Extensive experiments were conducted on two publicly available datasets: MISAW and CUHK-MRG. On the MISAW dataset, GRAD achieved an accuracy of 86.87%, outperforming state-of-the-art methods by a significant margin. The Edit Score, evaluating temporal consistency, reached 97.50%. Similarly, on the CUHK-MRG dataset, GRAD achieved 92.38% accuracy. Ablation studies demonstrated the effectiveness of each module: visual representation disentanglement improved accuracy, VKA training increased robustness, and the calibrated decoder boosted confidence. Robustness experiments showed that GRAD maintained high accuracy even under various types of data corruption (noise, blur, occlusion, and digital corruptions) across different severity levels, significantly outperforming the baseline MRG-Net model. For example, at the highest corruption level, GRAD consistently maintained accuracy above 75% across various corruption types whereas MRG-Net fell consistently below 75%.

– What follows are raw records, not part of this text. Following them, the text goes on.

class DMC(CompressionModel):

    def __init__(self, entropy="host", chunk_log2=None):
        super().__init__("dmc", arch.DMC_CH_Z, arch.QP_NUM + arch.DMC_EXTRA_QP, entropy=entropy, chunk_log2=chunk_log2)
        self.qp_shift = list(arch.DMC_QP_SHIFT)
        self.dpb = []
        self.max_dpb_size = 1
        self.curr_poc = 0
        self._ahead = None
        self._pending = None
        self._stream_pending = None
        self._stream_parity = 0
        self._branch = None

    def _build_layers(self, sd, dt):
        D, C2, R = L.DepthConvBlock, L.Conv2d, L.ResidualBlockWithStride2
        n = {}
        n["fa_i"] = D(sd, "feature_adaptor_i", dt)
        fused = {"m" + k[len("feature_extractor.conv1.0"):]: v for k, v in sd.items() if k.startswith("feature_extractor.conv1.0.")}
        fused["m.adaptor.weight"], fused["m.adaptor.bias"] = sd["feature_adaptor_p.weight"], sd["feature_adaptor_p.bias"]
        n["fe1_p"] = [D(fused, "m", dt)]
        n["fe1"] = [D(sd, f"feature_extractor.conv1.{i}", dt) for i in range(2)]
        n["fe2"] = [D(sd, f"feature_extractor.conv2.{i}", dt) for i in range(4)]
        n["enc_conv1"] = C2(sd, "encoder.conv1", dt)
        n["enc_conv2"] = [D(sd, f"encoder.conv2.{i}", dt) for i in range(2)]
        n["enc_conv3"] = D(sd, "encoder.conv3", dt)
        n["enc_down"] = C2(sd, "encoder.down", dt, 2, 1)
        n["hyper_enc"] = [D(sd, "hyper_encoder.conv.0", dt), R(sd, "hyper_encoder.conv.1", dt), R(sd, "hyper_encoder.conv.2", dt)]
        n["hyper_dec"] = [L.ResidualBlockUpsample(sd, "hyper_decoder.conv.0", dt),
                          L.ResidualBlockUpsample(sd, "hyper_decoder.conv.1", dt), D(sd, "hyper_decoder.conv.2", dt)]
        n["temporal"] = R(sd, "temporal_prior_encoder", dt)
        n["fusion"] = [D(sd, f"y_prior_fusion.conv.{i}", dt) for i in range(3)]
        n["fusion_out"] = C2(sd, "y_prior_fusion.conv.3", dt)
        n["spatial"] = [D(sd, "y_spatial_prior.conv.0", dt), D(sd, "y_spatial_prior.conv.1", dt)]
        w, b = sd["y_spatial_prior.conv.2.weight"], sd["y_spatial_prior.conv.2.bias"]
        if w.shape[0] < w.shape[1] and w.shape[2:] == (1, 1):
            wp = torch.zeros((w.shape[1], w.shape[1], 1, 1), dtype=w.dtype)
            wp[:w.shape[0]] = w
            bp = torch.zeros(w.shape[1], dtype=b.dtype)
            bp[:b.shape[0]] = b
            n["spatial_out"] = C2({"c.weight": wp, "c.bias": bp}, "c", dt)
        else:
            n["spatial_out"] = C2(sd, "y_spatial_prior.conv.2", dt)
        n["dec_up"] = L.SubpelConv2x(sd, "decoder.up", dt, 1)
        n["dec_conv1"] = [D(sd, f"decoder.conv1.{i}", dt) for i in range(3)]
        n["dec_conv2"] = C2(sd, "decoder.conv2", dt, epilogue=_lib.EPI_BIAS_QUANT)
        n["recon"] = [D(sd, f"recon_generation_net.conv.{i}", dt) for i in range(4)]
        n["recon_head"] = C2(sd, "recon_generation_net.head", dt)
        return n

    def reset_ref_feature(self):
        self._ahead = None
        if len(self.dpb) > 0:
            self.dpb[0].feature = None

    def add_ref_frame(self, feature=None, frame=None, increase_poc=True):
        self._ahead = None
        ref = RefFrame()
        ref.poc = self.curr_poc
        ref.frame = frame
        ref.feature = feature
        if len(self.dpb) >= self.max_dpb_size:
            self.dpb.pop(-1)
        self.dpb.insert(0, ref)
        if increase_poc:
            self.curr_poc += 1

    def clear_dpb(self):
        self._ahead = None
        self.dpb.clear()

    def set_curr_poc(self, poc):
        self.curr_poc = poc

    def shift_qp(self, qp, fa_idx):
        return qp + self.qp_shift[fa_idx]

    def prepare_feature_adaptor_i(self, last_qp):
        if self.dpb[0].frame is None:
            self._ensure_layers()
            self.dpb[0].frame = self._recon(self.dpb[0].feature, self._q["q_recon"][last_qp])
            self.reset_ref_feature()

    def _fe1(self, variant):
        n = self._layers
        return n["fe1_p"] + n["fe1"][1:] if variant == "p" else [n["fa_i"]] + n["fe1"]

    def _fe_input(self, variant, ref_buf):
        return ref_buf if variant == "p" else self._unshuffle8(ref_buf)

    def _extractor_part1(self, variant, ref_buf):
        return L.dcb_chain(self._fe1(variant), self._fe_input(variant, ref_buf))

    def _extractor_part2(self, x1):
        return L.dcb_chain(self._layers["fe2"], x1)

    def _extractor_both(self, variant, ref_buf):
        blocks = self._fe1(variant)
        outs = L.dcb_chain(blocks + self._layers["fe2"], self._fe_input(variant, ref_buf), return_all=True)
        return outs[len(blocks) - 1], outs[-1]

    def _branch_stream(self, device):
        if self._branch is None:
            self._branch = torch.cuda.Stream(device)
        return self._branch

    def _prior_params(self, z_hat, x1, q_feature, yh, yw):
        n = self._layers
        cat = torch.empty((yh, yw, 3 * arch.DMC_CH_Y), dtype=z_hat.dtype, device=z_hat.device)
        main = torch.cuda.current_stream()
        side = self._branch_stream(z_hat.device) if _FORK else None
        if side is not None:
            side.wait_stream(main)
            with torch.cuda.stream(side):
                n["temporal"](x1, in_scale=q_feature, out=cat[:, :, arch.DMC_CH_Y:])
        h = n["hyper_dec"][1](n["hyper_dec"][0](z_hat))
        if h.shape[0] == yh and h.shape[1] == yw:
            n["hyper_dec"][2](h, out=cat[:, :, :arch.DMC_CH_Y])
        else:
            self._crop(n["hyper_dec"][2](h), yh, yw, out=cat[:, :, :arch.DMC_CH_Y])
        if side is not None:
            main.wait_stream(side)
        else:
            n["temporal"](x1, in_scale=q_feature, out=cat[:, :, arch.DMC_CH_Y:])
        return L.dcb_chain(n["fusion"], cat, then_conv=n["fusion_out"])

    def _spatial_prior(self, y_hat, params):
        n = self._layers
        return L.dcb_chain(n["spatial"], y_hat, params, then_conv=n["spatial_out"])

    def _decoder(self, y_hat, ctx, q_decoder, out=None):
        n = self._layers
        return L.dcb_chain(n["dec_conv1"], n["dec_up"](y_hat), ctx, then_conv=n["dec_conv2"], conv_quant=q_decoder, out=out)

    def _recon_head(self, feature, q_recon):
        n = self._layers
        o = L.dcb_chain(n["recon"], feature, quant=q_recon)
        return n["recon_head"](o)

    def _recon(self, feature, q_recon):
        return self._picture_out(self._recon_head(feature, q_recon))

    def _recon_first(self, feature):
        return L.dcb_chain(self._layers["recon"][:2], feature)

    def _recon_second(self, mid, q_recon):
        n = self._layers
        return n["recon_head"](L.dcb_chain(n["recon"][2:], mid, quant=q_recon))

    def _pending_half(self, which):
        pd = self._pending
        if pd is None:
            return
        if which == 0 and pd["mid"] is None:
            pd["mid"] = self._graphs.run(("dec_ra",) + pd["key"], lambda: self._recon_first(pd["feature"]))
        elif which == 1 and pd["mid"] is not None and pd["x_hat"] is None:
            mid, qrec = pd["mid"], pd["q_recon"]
            head = self._graphs.run(("dec_rb",) + pd["key"], lambda: self._recon_second(mid, qrec))
            pd["x_hat"] = self._picture_out(head)

    @_frame_scoped
    def finish_output(self):
        if self._pending is None:
            return None
        self._pending_half(0)
        self._pending_half(1)
        x_hat = self._pending["x_hat"]
        self._pending = None
        if self.dpb and self.dpb[0].frame is None:
            self.dpb[0].frame = x_hat
        return x_hat

    def _stage_reference(self, dtype, device):
        ref = self.dpb[0]
        if ref.feature is None:
            f = ref.frame
            buf = self._buffer("ref_frame", f.shape, dtype, device)
            buf.copy_(f, non_blocking=True)
            return "i", buf
        if ref.feature.data_ptr() != self._feature_buf(ref.feature.shape, dtype, device).data_ptr():
            self._feature_buf(ref.feature.shape, dtype, device).copy_(ref.feature, non_blocking=True)
        return "p", self._feature_buf(ref.feature.shape, dtype, device)

    def _feature_buf(self, shape, dtype, device):
        return self._buffer("feature", shape, dtype, device)

    @_frame_scoped
    def finish_stream(self):
        job, self._stream_pending = self._stream_pending, None
        return None if job is None else handoff.code(self, job)

    @_frame_scoped
    def compress(self, x, qp, defer_stream=False, chunked=None):
        dtype, device = self._ensure_layers()
        form = handoff.encoder_form(self, chunked)
        n = self._layers
        C = arch.DMC_CH_Y
        x = x.to(device=device, dtype=dtype)
        _, _, H, W = x.shape
        xin = self._buffer("x_unshuffled", (H // 8, W // 8, 192), dtype, device)
        self._unshuffle8(x, out=xin)
        q = self._stage_q(qp)
        variant, ref_buf = self._stage_reference(dtype, device)
        fbuf = self._feature_buf((H // 8, W // 8, arch.DMC_CH_D), dtype, device)
        key = (variant, H, W)
        ahead = self._ahead if (variant == "p" and self._ahead is not None and self._ahead[:2] == (H, W)) else None

        def front():
            if ahead is not None:
                x1, ctx = ahead[2], ahead[3]
            else:
                x1, ctx = self._extractor_both(variant, ref_buf)
            e = L.dcb_chain(n["enc_conv2"] + [n["enc_conv3"]], n["enc_conv1"](xin), ctx, quant=q["q_encoder"])
            y = n["enc_down"](e)
            yh, yw = y.shape[0], y.shape[1]
            z = n["hyper_enc"][2](n["hyper_enc"][1](n["hyper_enc"][0](self._pad_for_y(y))))
            z_hat, z8 = self._quantize_z(z)
            params = self._prior_params(z_hat, x1, q["q_feature"], yh, yw)
            nsym = (C // 2) * yh * yw
            y_hat = torch.empty((yh, yw, C), dtype=dtype, device=device)
            packed = torch.empty((2, nsym), dtype=torch.int16, device=device)
            self._prior_enc_step(2, 0, 0, y, params[:, :, :C], params[:, :, C:2 * C], params[:, :, 2 * C:], y_hat, packed[0])
            sp = self._spatial_prior(y_hat, params)
            self._prior_enc_step(2, 1, 0, y, params[:, :, :C], sp[:, :, :C], sp[:, :, C:], y_hat, packed[1])
            self._prior_finish(0, y_hat, params[:, :, :C])
            return y_hat, ctx, z8, packed, z.shape[0] * z.shape[1]

        y_hat, ctx, z8, packed, zhw = self._graphs.run(
            ("enc_front_ahead" if ahead is not None else "enc_front",) + key, front)
        par = self._stream_parity
        self._stream_parity ^= 1
        job = handoff.stage(self, f"enc{par}", form, z8, packed, qp, zhw)
        self._graphs.run(("enc_back", "ahead" if ahead is not None else "full") + key,
                         lambda: self._decoder(y_hat, ctx, q["q_decoder"], out=fbuf))
        nxt = None
        if self._graphs.enabled:
            def extractor_ahead():
                return self._extractor_both("p", fbuf)
            nxt = (H, W) + tuple(self._graphs.run(("enc_ahead", H, W), extractor_ahead))

        prev = self.finish_stream()
        self.add_ref_frame(fbuf, None)
        self._ahead = nxt
        mode = {} if form == handoff.REFERENCE else {"chunked": True}
        if job.est is not None:
            mode["est_bytes"] = handoff.estimated_bytes(self, job)
        if defer_stream:
            self._stream_pending = job
            return dict({"bit_stream": None, "bit_stream_prev": prev}, **mode)
        bit_stream = handoff.code(self, job)
        return dict({"bit_stream": bit_stream} if prev is None else {"bit_stream": bit_stream, "bit_stream_prev": prev}, **mode)

    @_frame_scoped
    def decompress(self, bit_stream, sps, qp, defer_output=False, chunked=None):
        dtype, device = self._ensure_layers()
        C = arch.DMC_CH_Y
        forced = None
        if self._pending is not None and (not defer_output or (self.dpb and self.dpb[0].feature is None)):
            forced = self.finish_output()
        prev = self._pending
        ec = self.entropy_coder
        fr = self._open_frame(bit_stream, sps, chunked, 2, "p")
        zh, zw = self.get_downsampled_shape(sps["height"], sps["width"], 64)
        yh, yw = self.get_downsampled_shape(sps["height"], sps["width"], 16)
        nz = self.z_channel * zh * zw
        ec.decode_z(nz, self._z_group, qp * self.z_channel, zh * zw)

        q = self._stage_q(qp)
        variant, ref_buf = self._stage_reference(dtype, device)
        fbuf = self._feature_buf((2 * yh, 2 * yw, arch.DMC_CH_D), dtype, device)
        key = (variant, sps["height"], sps["width"])
        zb = ec.pinned("z_dec", nz)

        x1 = self._graphs.run(("dec_0",) + key, lambda: self._extractor_part1(variant, ref_buf))
        ec.get_decoded(zb.view(np.int8, nz))
        fr.end_z()
        key = key + fr.suffix

        def after_z():
            z_hat = self._z_to_device(zb, zh, zw, dtype, device)
            params = self._prior_params(z_hat, x1, q["q_feature"], yh, yw)
            y_hat = torch.empty((yh, yw, C), dtype=dtype, device=device)
            return params, y_hat, fr.index(2, 0, params[:, :, C:2 * C], yh, yw, C)

        params, y_hat, st0 = self._graphs.run(("dec_1",) + key, after_z)
        ev = torch.cuda.Event()
        ev.record()
        ctx = self._graphs.run(("dec_2",) + key[:3], lambda: self._extractor_part2(x1))
        self._pending_half(0)
        if fr.host_waits:
            ev.synchronize()
        fr.decode(0, st0)

        def after_step0():
            fr.restore(st0, 2, 0, params[:, :, 2 * C:], y_hat, yh, yw, C, out=y_hat)
            sp = self._spatial_prior(y_hat, params)
            return sp, fr.index(2, 1, sp[:, :, :C], yh, yw, C)

        sp, st1 = self._graphs.run(("dec_3",) + key, after_step0)
        ev = torch.cuda.Event()
        ev.record()
        self._pending_half(1)
        if fr.host_waits:
            ev.synchronize()
        fr.decode(1, st1)

        def after_step1():
            y_fin = torch.empty_like(y_hat)
            fr.restore(st1, 2, 1, sp[:, :, C:], y_hat, yh, yw, C, out=y_fin)
            self._prior_finish(0, y_fin, params[:, :, :C])
            feature = self._decoder(y_fin, ctx, q["q_decoder"], out=fbuf)
            return None if defer_output else self._recon_head(feature, q["q_recon"])

        x_prev = None
        if prev is not None:
            x_prev = prev["x_hat"]
            self._pending = None
        head = self._graphs.run(("dec_4d" if defer_output else "dec_4",) + key, after_step1)
        x_hat = None if head is None else self._picture_out(head)
        try:
            fr.close()
        except DcvcError:
            if prev is not None:
                self._pending = prev
            raise
        self.add_ref_frame(fbuf, x_hat)
        if defer_output:
            qrec = self._buffer("q_recon_pending", q["q_recon"].shape, torch.float32, device)
            qrec.copy_(q["q_recon"], non_blocking=True)
            self._pending = dict(key=(sps["height"], sps["width"]), feature=fbuf, q_recon=qrec, mid=None, x_hat=None)
            return {"x_hat": None, "x_hat_prev": x_prev if x_prev is not None else forced}
        return {"x_hat": x_hat} if forced is None else {"x_hat": x_hat, "x_hat_prev": forced}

The results demonstrate the efficacy of GRAD's multimodal approach and its robust design. The integration of vision and kinematic data, coupled with feature disentanglement and adversarial training, effectively addresses the limitations of single-modality approaches and enhances performance in challenging scenarios. The high accuracy and robustness to data corruption highlight the potential of GRAD for real-world applications in surgical assistance and training. The superior performance compared to existing state-of-the-art methods suggests that GRAD's novel approach of combining multimodal graph representation learning with adversarial feature disentanglement and contextual calibration is a significant advancement in surgical workflow recognition.

GRAD offers a robust and accurate framework for surgical workflow recognition. Key contributions include the novel integration of multimodal graph representation learning, adversarial feature disentanglement, and contextual calibration. Future research should focus on addressing data imbalance issues, exploring more efficient training strategies, and validating the model on larger, more comprehensive datasets that incorporate real-world clinical scenarios and variability.

While GRAD shows superior performance, several limitations should be noted. The datasets used contain a limited number of samples and potentially exhibit class imbalance, affecting the generalizability of the results. Training the model is computationally expensive. The evaluation was performed on benchmark datasets, and further validation on diverse real-world surgical data is needed to fully assess its clinical applicability. The limited duration of some surgical gestures in existing datasets could lead to inaccurate recognition. Addressing these limitations would further strengthen the clinical relevance of the GRAD model.